Aim of the exercise → Copy out each line featuring the string "false" from the entries beneath.

Items from a dataset:
= = = =
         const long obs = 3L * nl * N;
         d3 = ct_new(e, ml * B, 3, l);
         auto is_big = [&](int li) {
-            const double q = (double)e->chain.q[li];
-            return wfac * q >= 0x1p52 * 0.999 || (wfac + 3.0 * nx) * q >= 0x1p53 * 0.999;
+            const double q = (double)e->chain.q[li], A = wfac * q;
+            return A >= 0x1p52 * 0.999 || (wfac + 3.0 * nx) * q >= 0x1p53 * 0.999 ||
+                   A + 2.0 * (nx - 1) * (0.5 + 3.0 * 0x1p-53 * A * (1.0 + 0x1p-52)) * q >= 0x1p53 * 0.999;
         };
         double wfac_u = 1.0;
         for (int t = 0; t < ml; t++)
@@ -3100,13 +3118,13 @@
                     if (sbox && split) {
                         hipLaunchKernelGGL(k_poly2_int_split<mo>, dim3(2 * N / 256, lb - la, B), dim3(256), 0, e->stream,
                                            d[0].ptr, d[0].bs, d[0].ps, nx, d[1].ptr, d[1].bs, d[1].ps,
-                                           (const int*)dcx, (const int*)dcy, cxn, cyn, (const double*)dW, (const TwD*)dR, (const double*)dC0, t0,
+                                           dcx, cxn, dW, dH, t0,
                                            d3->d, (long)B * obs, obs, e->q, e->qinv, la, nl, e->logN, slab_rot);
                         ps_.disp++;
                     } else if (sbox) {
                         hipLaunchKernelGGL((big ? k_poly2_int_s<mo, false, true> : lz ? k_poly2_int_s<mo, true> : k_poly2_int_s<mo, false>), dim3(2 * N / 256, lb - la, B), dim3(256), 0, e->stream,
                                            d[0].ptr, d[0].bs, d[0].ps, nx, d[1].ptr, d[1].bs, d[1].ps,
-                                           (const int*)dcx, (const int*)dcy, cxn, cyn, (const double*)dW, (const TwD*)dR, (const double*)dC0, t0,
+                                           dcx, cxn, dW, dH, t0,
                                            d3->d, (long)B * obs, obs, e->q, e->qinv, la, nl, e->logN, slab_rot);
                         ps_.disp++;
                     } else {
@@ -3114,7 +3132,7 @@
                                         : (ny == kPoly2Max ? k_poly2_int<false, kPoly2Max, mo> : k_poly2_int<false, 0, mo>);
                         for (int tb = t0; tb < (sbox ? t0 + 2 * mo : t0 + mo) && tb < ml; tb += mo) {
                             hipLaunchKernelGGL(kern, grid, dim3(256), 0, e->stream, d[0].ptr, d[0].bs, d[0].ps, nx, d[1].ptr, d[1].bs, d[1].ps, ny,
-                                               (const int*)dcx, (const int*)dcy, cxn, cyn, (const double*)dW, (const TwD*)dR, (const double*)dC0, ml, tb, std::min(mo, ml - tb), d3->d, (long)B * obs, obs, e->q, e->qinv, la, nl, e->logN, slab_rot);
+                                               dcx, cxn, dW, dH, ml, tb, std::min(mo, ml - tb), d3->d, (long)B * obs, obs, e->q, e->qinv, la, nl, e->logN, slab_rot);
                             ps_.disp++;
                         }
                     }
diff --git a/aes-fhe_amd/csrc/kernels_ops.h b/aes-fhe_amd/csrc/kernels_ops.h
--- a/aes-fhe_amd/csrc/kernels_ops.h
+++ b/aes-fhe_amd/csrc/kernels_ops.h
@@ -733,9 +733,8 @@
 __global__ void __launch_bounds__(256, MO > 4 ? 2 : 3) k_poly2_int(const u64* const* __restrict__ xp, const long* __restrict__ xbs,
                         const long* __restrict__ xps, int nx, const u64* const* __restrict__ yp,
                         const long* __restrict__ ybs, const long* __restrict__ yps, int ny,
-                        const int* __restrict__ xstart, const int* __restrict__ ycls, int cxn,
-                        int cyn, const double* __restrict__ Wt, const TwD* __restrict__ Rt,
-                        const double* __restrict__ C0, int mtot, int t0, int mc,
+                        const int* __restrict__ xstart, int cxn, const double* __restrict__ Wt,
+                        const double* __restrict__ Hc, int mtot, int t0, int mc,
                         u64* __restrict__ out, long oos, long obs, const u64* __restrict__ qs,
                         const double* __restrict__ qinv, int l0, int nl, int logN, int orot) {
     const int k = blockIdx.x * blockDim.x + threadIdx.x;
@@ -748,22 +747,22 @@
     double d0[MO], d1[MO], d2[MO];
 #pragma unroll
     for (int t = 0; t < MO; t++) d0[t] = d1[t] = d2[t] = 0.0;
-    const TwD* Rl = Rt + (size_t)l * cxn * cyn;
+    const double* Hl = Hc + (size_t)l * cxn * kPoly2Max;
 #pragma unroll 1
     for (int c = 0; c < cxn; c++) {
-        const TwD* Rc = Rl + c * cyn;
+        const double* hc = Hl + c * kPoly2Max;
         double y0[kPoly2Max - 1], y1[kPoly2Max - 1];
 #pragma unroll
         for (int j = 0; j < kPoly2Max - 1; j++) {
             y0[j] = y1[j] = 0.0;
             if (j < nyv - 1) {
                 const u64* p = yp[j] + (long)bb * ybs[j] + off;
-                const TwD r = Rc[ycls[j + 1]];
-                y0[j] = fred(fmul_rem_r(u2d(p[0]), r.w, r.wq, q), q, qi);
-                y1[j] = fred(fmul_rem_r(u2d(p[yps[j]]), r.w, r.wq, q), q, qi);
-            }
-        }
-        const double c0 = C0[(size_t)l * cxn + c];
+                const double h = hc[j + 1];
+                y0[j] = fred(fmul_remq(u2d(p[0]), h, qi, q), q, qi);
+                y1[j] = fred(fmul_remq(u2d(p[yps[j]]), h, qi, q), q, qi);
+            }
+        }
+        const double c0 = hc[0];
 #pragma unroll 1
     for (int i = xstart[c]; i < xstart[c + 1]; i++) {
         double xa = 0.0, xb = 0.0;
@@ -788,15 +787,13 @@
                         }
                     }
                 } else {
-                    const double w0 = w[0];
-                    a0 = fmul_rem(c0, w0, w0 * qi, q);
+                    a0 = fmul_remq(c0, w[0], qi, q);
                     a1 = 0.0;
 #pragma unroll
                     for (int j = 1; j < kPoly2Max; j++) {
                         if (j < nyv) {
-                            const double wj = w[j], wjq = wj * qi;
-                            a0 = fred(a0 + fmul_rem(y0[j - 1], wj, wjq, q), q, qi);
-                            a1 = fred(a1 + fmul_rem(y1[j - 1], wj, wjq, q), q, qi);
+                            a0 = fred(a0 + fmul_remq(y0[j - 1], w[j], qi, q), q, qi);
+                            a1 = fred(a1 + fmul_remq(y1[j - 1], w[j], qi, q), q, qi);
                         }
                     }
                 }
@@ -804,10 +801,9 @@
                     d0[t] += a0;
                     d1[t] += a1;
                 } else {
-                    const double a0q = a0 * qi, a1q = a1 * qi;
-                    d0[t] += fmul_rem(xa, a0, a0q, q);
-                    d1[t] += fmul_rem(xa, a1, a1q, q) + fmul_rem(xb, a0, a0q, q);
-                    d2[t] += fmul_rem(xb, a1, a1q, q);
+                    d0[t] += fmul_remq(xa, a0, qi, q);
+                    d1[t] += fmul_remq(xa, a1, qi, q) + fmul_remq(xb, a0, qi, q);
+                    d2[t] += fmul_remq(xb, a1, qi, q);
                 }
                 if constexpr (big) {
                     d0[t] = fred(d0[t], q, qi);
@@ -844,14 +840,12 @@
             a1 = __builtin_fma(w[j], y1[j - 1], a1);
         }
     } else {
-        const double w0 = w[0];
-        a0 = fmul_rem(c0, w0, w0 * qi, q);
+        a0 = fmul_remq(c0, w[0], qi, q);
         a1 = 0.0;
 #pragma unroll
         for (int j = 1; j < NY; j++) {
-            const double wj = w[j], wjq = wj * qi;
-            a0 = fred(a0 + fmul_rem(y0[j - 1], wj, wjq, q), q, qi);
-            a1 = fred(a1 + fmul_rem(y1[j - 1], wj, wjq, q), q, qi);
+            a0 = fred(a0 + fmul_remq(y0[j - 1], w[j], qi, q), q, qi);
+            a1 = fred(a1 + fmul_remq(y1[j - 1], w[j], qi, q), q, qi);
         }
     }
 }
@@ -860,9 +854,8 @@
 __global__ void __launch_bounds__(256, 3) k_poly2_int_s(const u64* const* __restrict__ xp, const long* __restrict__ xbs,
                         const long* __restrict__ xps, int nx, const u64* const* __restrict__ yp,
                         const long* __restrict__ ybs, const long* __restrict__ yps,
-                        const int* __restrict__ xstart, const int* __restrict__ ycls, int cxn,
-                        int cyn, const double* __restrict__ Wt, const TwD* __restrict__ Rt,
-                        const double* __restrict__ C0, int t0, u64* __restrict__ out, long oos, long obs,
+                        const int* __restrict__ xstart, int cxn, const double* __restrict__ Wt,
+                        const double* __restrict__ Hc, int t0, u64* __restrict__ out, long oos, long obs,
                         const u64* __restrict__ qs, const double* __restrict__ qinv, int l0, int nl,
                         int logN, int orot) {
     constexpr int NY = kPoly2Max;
= = = =
Solution to this problem →
                         hipLaunchKernelGGL((big ? k_poly2_int_s<mo, false, true> : lz ? k_poly2_int_s<mo, true> : k_poly2_int_s<mo, false>), dim3(2 * N / 256, lb - la, B), dim3(256), 0, e->stream,
                                         : (ny == kPoly2Max ? k_poly2_int<false, kPoly2Max, mo> : k_poly2_int<false, 0, mo>);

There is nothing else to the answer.